E.g., suppose R gives lots of reward for doing drugs. Do all fixed points do drugs? I think the answer is no. If the system refuses to explore drug use in any circumstance, then it won’t be updated towards drug use and can create a non-drug using fixed point. Such a system configuration would get lower reward than one that did use drugs, but the training process wouldn’t penalize it for that choice or change it to doing drugs.
The only training process I can imagine which might consistently converge to a pure R maximizer involved some form of exploration guarantees that ensure the agent tries out all possible rewarding trajectories arbitrarily often. Note that this is a far stronger condition than just being trained in many diverse environments, to the point that I’m fairly confident we’ll never do this with any realistic AGI agent. E.g., consider just how much of a challenge it is to create an image classifier that’s robust to arbitrary adversarial image perturbations, and consider how much vastly larger is the space of possible world histories over which R could be defined.
I agree that we aren’t going to actually get a pure wrapper-mind in practice, let alone an inner-aligned wrapper-mind. It very much only happens in the limit of a “perfect” training process.
But I argue that, inasmuch as training processes approximate this perfect ideal, so would the minds we get out of them approximate an R-aligned wrapper-mind.
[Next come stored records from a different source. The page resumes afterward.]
__global__ __launch_bounds__(kControlBlock) void control_kernel(PathPool pool, Film film, const FrameConstants* __restrict__ fc, Counters* cnt,
                                                       const Counters* prev, Globals* g, uint32_t debugRng)
{
    __shared__ uint32_t sm[64];
    if (g->stopped) return;
    {
        QueueMapN<kFinShards> fm;
        qmap(prev, kQFinish, &fm);
        const uint32_t nFin = drained(prev) ? 0u : fm.prefix[kFinShards];
        for (uint32_t i = blockIdx.x * blockDim.x + threadIdx.x; i < nFin; i += gridDim.x * blockDim.x) {
            const uint32_t f = qpos(pool.finCap, fm, i);
            const FinishRec fr = pool.finPrevRec[f];
            const bool shadowHit = pool.finHitPrev[f] != 0u;
            const uint32_t path = asu(fr.lsrSlot.z);
            F3 li{fr.liLsr.x, fr.liLsr.y, fr.liLsr.z};
            const F3 lsr{fr.liLsr.w, fr.lsrSlot.x, fr.lsrSlot.y};
            li.x = li.x + (!shadowHit ? lsr.x : 0.0f);
            li.y = li.y + (!shadowHit ? lsr.y : 0.0f);
            li.z = li.z + (!shadowHit ? lsr.z : 0.0f);
            const uint32_t p = slot(pool.pixel, path);
            sample_at(film.samplePosition, p) = pixel_sample(*fc, p);
            sample_at(film.sampleValue, p) = make_float4(li.x, li.y, li.z, 0.0f);
            slot(pool.flags, path) = kFlagIdle;
        }
    }
    const uint32_t lane = threadIdx.x & 63u;
    const uint32_t shard = blockIdx.x % kShards;
    uint32_t* cursor = &g->nextBlock[shard * kShardStride];
    const uint32_t shardBlocks = g->totalBlocks > shard ? (g->totalBlocks - shard + kShards - 1) / kShards : 0u;
    const bool staticFill = g->staticFill != 0u;
    if (staticFill && fc->virtualStart) {
        for (uint32_t base = blockIdx.x * blockDim.x; base < pool.size; base += gridDim.x * blockDim.x) {
            const uint32_t tid = base + threadIdx.x;
            const uint32_t vb = base / kControlBlock;
            const uint32_t claimed = (vb / kShards) * (kControlBlock >> 6) + (threadIdx.x >> 6);
            uint32_t pixel = kNoPixel, px = 0, py = 0, image = 0;
            if (claimed < shardBlocks && block_pixel(*fc, film, shard + claimed * kShards, lane, &px, &py, &image)) {
                pixel = image * (film.width * film.height) + py * film.width + px;
                pool.flags[tid] = 0u;
            }
            pool.pixel[tid] = pixel;
        }
        if (blockIdx.x == 0 && threadIdx.x == 0) cnt->w[kVirtualWord * kShardStride] = pool.size;
        return;
    }
    if (!staticFill) {
        __shared__ uint32_t exhausted;
        if (threadIdx.x == 0) exhausted = __hip_atomic_load(cursor, __ATOMIC_RELAXED, __HIP_MEMORY_SCOPE_AGENT) >= shardBlocks;
        __syncthreads();
        if (exhausted) return;
    }
    for (uint32_t base = blockIdx.x * blockDim.x; base < pool.size; base += gridDim.x * blockDim.x) {
    const uint32_t tid = base + threadIdx.x;
    const uint32_t vb = base / kControlBlock;
    const bool idle = (pool.flags[tid] & kFlagIdle) != 0;
    const bool waveIdle = __ballot(!idle) == 0ull;
    uint32_t claimed = 0;
    bool got = false;
    if (staticFill) {
        claimed = (vb / kShards) * (kControlBlock >> 6) + (threadIdx.x >> 6);
        got = waveIdle && claimed < shardBlocks;
    } else {
        bool want = false;
        if (waveIdle && lane == 0)
            want = __hip_atomic_load(cursor, __ATOMIC_RELAXED, __HIP_MEMORY_SCOPE_AGENT) < shardBlocks;
        uint32_t bslot, unused;
        block_append2(false, cursor, want, cursor, sm, &unused, &bslot);
        claimed = (uint32_t)__shfl((int)bslot, 0, 64);
        got = __shfl((int)want, 0, 64) != 0 && claimed < shardBlocks;
    }
    const uint32_t block = shard + claimed * kShards;
    bool newPath = false;
    V3 o = mk(0.0f, 0.0f, 0.0f), d = mk(0.0f, 0.0f, 0.0f);
    Rng rng;
    rng.s0 = rng.s1 = rng.s2 = rng.s3 = 0u;
    if (got) {
        uint32_t px = 0, py = 0, image = 0;
        if (block_pixel(*fc, film, block, lane, &px, &py, &image)) {
            rng = rng_init(px, py, image_seed(*fc, image));
            const float psx = next1(rng), psy = next1(rng);
            const float fsx = (psx + (float)px) / (float)fc->resolution[0];
            const float fsy = (psy + (float)py) / (float)fc->resolution[1];
            const float a0 = next1(rng), a1 = next1(rng), a2 = next1(rng);
            generate_ray(*fc, fsx, fsy, a0, a1, a2, &o, &d);
            if (fc->features & DCRT_FEATURE_ALLOW_ANYHIT) pool.extOpacity[tid] = next1(rng);
            pool.pixel[tid] = image * (film.width * film.height) + py * film.width + px;
            pool.flags[tid] = 0u;
            newPath = true;
        }
    }
    uint32_t eslot, unused;
    block_append2(newPath, qctr(cnt, kQExt, shard), false, qctr(cnt, kQExt, shard), sm + 32, &eslot, &unused);
    if (newPath) {
        const uint32_t q = shard * pool.recCap + eslot;
        float4* r = ext_rec(pool.extRec, q);
        r[0] = make_float4(o.x, o.y, o.z, 0.0f);
        r[1] = make_float4(d.x, d.y, d.z, asf(tid));
        PathStateA& st = state_at(pool.stateA, q);
        st.rng = make_uint4(rng.s0, rng.s1, rng.s2, rng.s3);
        st.lsrMisc = make_float4(0.0f, 0.0f, asf(kFlagDelta | kFlagFirst), asf(tid));
    }
    }
}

The fact that practical exploration policies fall short of an idealized “all possible rewarding trajectories” exploration policy is just another way for a training process to be an imperfect approximation; and the less of an approximation it is (the more exhaustive the exploration policy is), the more the agent we’ll get will approximate an R-maximizer.
For my argument to go through, we only need a exploration policy + reinforcement schedule that put some sufficient constraint on R, while simultaneously making the training environment diverse enough to make it necessary to re-target one’s heuristics/shards at R at runtime.
Hmm, maybe I’d underappreciated that last condition, actually. Imagine a training environment which often introduces scenarios that the agent never encountered before — that are OOD with regards to its earlier training. The only agents that can stay (roughly) aimed at R in this case are those that incorporate (a good proxy of) R in themselves, and can re-orient themselves back towards R (or in its rough direction) even when taken off-distribution. I think this is the “sufficient diversity” condition I’m talking about.
And then we can approximate this condition by postulating, e. g.:
an environment that sometimes takes agents to points that are on-distribution but far from its center, or
an environment which gradually changes in-episode such that the agent has to have some mechanism for keeping itself aimed at R through that, or
a combination of environment complexity + memory constraints such that the agent can only store an optimal set of heuristics for a subset of that environment, which requires the agent to have some mechanism for re-deriving new R-aligned heuristics at runtime, if it wants to move within that environment at runtime.
(And then I suspect that we only get to an AGI under such circumstances; any less adversity than that, and we indeed just get stuck with shallow heuristics that don’t generalize and can’t do anything genuinely exciting.)